Critically that alignment is based on meeting stakeholder information needs, which is why this Audit Briefing focuses upon what those needs might be. We think that the positive role that this definition gives the auditor as not just a person checking that accounting standards have been complied with but in actively seeking to determine that the needs of users of financial statements have been met is a critical role for the auditor in the future.

As we then note having detailed what those information needs might be:

If any of the information needs referred to in this Audit Briefing are not at present met by the financial statements of public interest entities. This is not by chance. It is, in fact, completely deliberate. It is currently assumed (as is clear from the IFRS definition of the purpose of accounting) that PIEs, like all other accounting entities, only have consequence for a limited range of ‘insiders' within the entity itself. These insiders include shareholders who can clearly be defined in this way since they are viewed as the owners of the entity. The result is that any broader responsibility of the PIE or consequence of its existence for other stakeholders is ignored during the accounting process as defined by IFRS. And, since audit is currently defined by audit regulators as being an activity that simply confirms that accounts have been prepared in compliance with an accounting framework like IFRS the audit also ignores the needs of most stakeholders as well.
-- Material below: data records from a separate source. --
template <int BM, int BN, int EPI>
static void launch_one(const GemmArgs &a, hipStream_t s) {
    constexpr int NOUT = (EPI == EPI_GLU) ? BN / 2 : BN;
    const int tiles_m = (a.M + BM - 1) / BM, tiles_n = (a.N + NOUT - 1) / NOUT;
    const int n_tiles = tiles_m * tiles_n;
    constexpr size_t lds = 2 * (size_t)(BM + BN) * LDP * sizeof(float);
    static DynLdsSlots slots;
    ensure_dyn_lds(slots, reinterpret_cast<const void *>(&gemm_nt_kernel<BM, BN, EPI>), lds);
    hipLaunchKernelGGL((gemm_nt_kernel<BM, BN, EPI>), dim3(n_tiles), dim3(256), lds, s, a, tiles_n, n_tiles);
}

constexpr int kSbSched = 2;
template <int EPI>
static void launch_epi(const GemmArgs &a, hipStream_t s) {
    if (a.K < 64) { launch_one<64, 64, EPI>(a, s); return; }
    const int64_t tiles128 = (int64_t)((a.M + 127) / 128) * ((a.N + 127) / 128);
    if (a.M >= 1024 && a.N >= 256 && a.K >= 1024 && a.K % 64 == 0 && tiles128 <= 256) { launch_gemm_pipe<2, 4, 2, 1, 32, EPI, 1, false, EPI == EPI_NONE ? 0 : kSbSched>(a, s); return; }
    if constexpr (EPI == EPI_NONE || EPI == EPI_RELU || EPI == EPI_SILU) {
        if (a.ln_stats) { launch_gemm_pipe<4, 2, 1, 2, 32, EPI, 1, true, kSbSched>(a, s); return; }
    }
    if (a.M >= 1024 && (a.N >= 1024 || (a.M >= 65536 && a.N >= 256))) launch_gemm_pipe<4, 2, 1, 2, 32, EPI, 1, false, kSbSched>(a, s);
    else if (a.M >= 1024 && a.N >= 256 && a.K >= 1024) launch_gemm_pipe<2, 2, 2, 1, 32, EPI>(a, s);
    else if (a.M >= 1024 && a.N >= 256) launch_gemm_pipe<4, 2, 1, 2, 32, EPI, 1, false, kSbSched>(a, s);
    else launch_gemm_pipe<2, 2, 1, 1, 32, EPI>(a, s);
}

void launch_gemm_smallm(const GemmArgs &a, int epi, hipStream_t s);

bool gemm_ln_stats_applies(const GemmArgs &a, int epi) {
    if (!a.ln_g || !a.ln_b || !a.ln_stats || a.a_bf16 || a.out_bf16 || a.fast_act || a.a_sigma || a.W_sig) return false;
    if (a.M <= kSmallMRows || a.K < 64 || a.K % 32 != 0 || (a.lda & 3) != 0 || (a.ldw & 3) != 0) return false;
    if (epi == EPI_GLU) return true;
    if (epi != EPI_NONE && epi != EPI_RELU && epi != EPI_SILU) return false;
    const int64_t tiles128 = (int64_t)((a.M + 127) / 128) * ((a.N + 127) / 128);
    if (a.K >= 1024 && a.K % 64 == 0 && tiles128 <= 256 && a.N >= 256) return false;
    return a.M >= 1024 && a.N >= 1024;
}

void launch_gemm(const GemmArgs &a, int epi, hipStream_t s) {
    if (a.ln_stats && !gemm_ln_stats_applies(a, epi)) { fprintf(stderr, "parakeet_amd: internal error: GemmArgs::ln_stats on a product the tile kernel does not fold it into\n"); abort(); }
    if (a.M <= kSmallMRows && a.K % 64 == 0) { launch_gemm_smallm(a, epi, s); return; }
    switch (epi) {
    case EPI_NONE: launch_epi<EPI_NONE>(a, s); break;
    case EPI_RELU: launch_epi<EPI_RELU>(a, s); break;
    case EPI_SILU: launch_epi<EPI_SILU>(a, s); break;
    case EPI_RESID: launch_epi<EPI_RESID>(a, s); break;
    case EPI_GLU:
        if (a.K < 64) launch_one<128, 128, EPI_GLU>(a, s);
        else if (a.ln_stats) launch_gemm_pipe<4, 2, 1, 2, 32, EPI_GLU, 1, true, kSbSched>(a, s);
        else launch_gemm_pipe<4, 2, 1, 2, 32, EPI_GLU, 1, false, kSbSched>(a, s);
        break;
    default: break;
    }
}


static bool bf16_glds_rule(int M, int N, int K) {
    return M >= 8192 && N >= 512 && K >= 128 && (int64_t)N * K >= (int64_t)1024 * 1024 && (N & 3) == 0;
}
bool gemm_bf16_blocked_handoff(int M, int N, int K, int epi, bool producer) {
    if (!bf16_glds_rule(M, N, K) || (N % 16) != 0 || (K % 64) != 0) return false;
    if (!producer) return true;
    return epi != EPI_RESID && (int64_t)(M + 31) * N < ((int64_t)1 << 31);
}
[[noreturn]] static void bf16_layout_bug(const char *what) {
    fprintf(stderr, "parakeet_amd: internal error: %s (GemmArgs::out_blocked / a_blocked on a kernel that does not implement it)\n", what);
    abort();
}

It is our suggestion that this is wrong. As we have noted in our Audit Briefing on the definition of public interest entities, we are of the opinion that such entities always have macroeconomic impact and as such have inevitable consequence for those many stakeholders that they might engage with. This Audit Briefing seeks to broaden the understanding of both accounting and auditing so that those macroeconomic obligations might be addressed within the financial statements of all PIEs. We believe it is time that accounting standards reflected this need and that auditors were required to ensure that stakeholders receive all the information that they need from entities that have an impact upon them. As such we recommend that the disclosures noted in this Audit Briefing be required within the financial statements of all PIEs.

We are aware that the government is planning to [publish its audit reform agenda soon. We can hope that some of these issues might have been considered by them.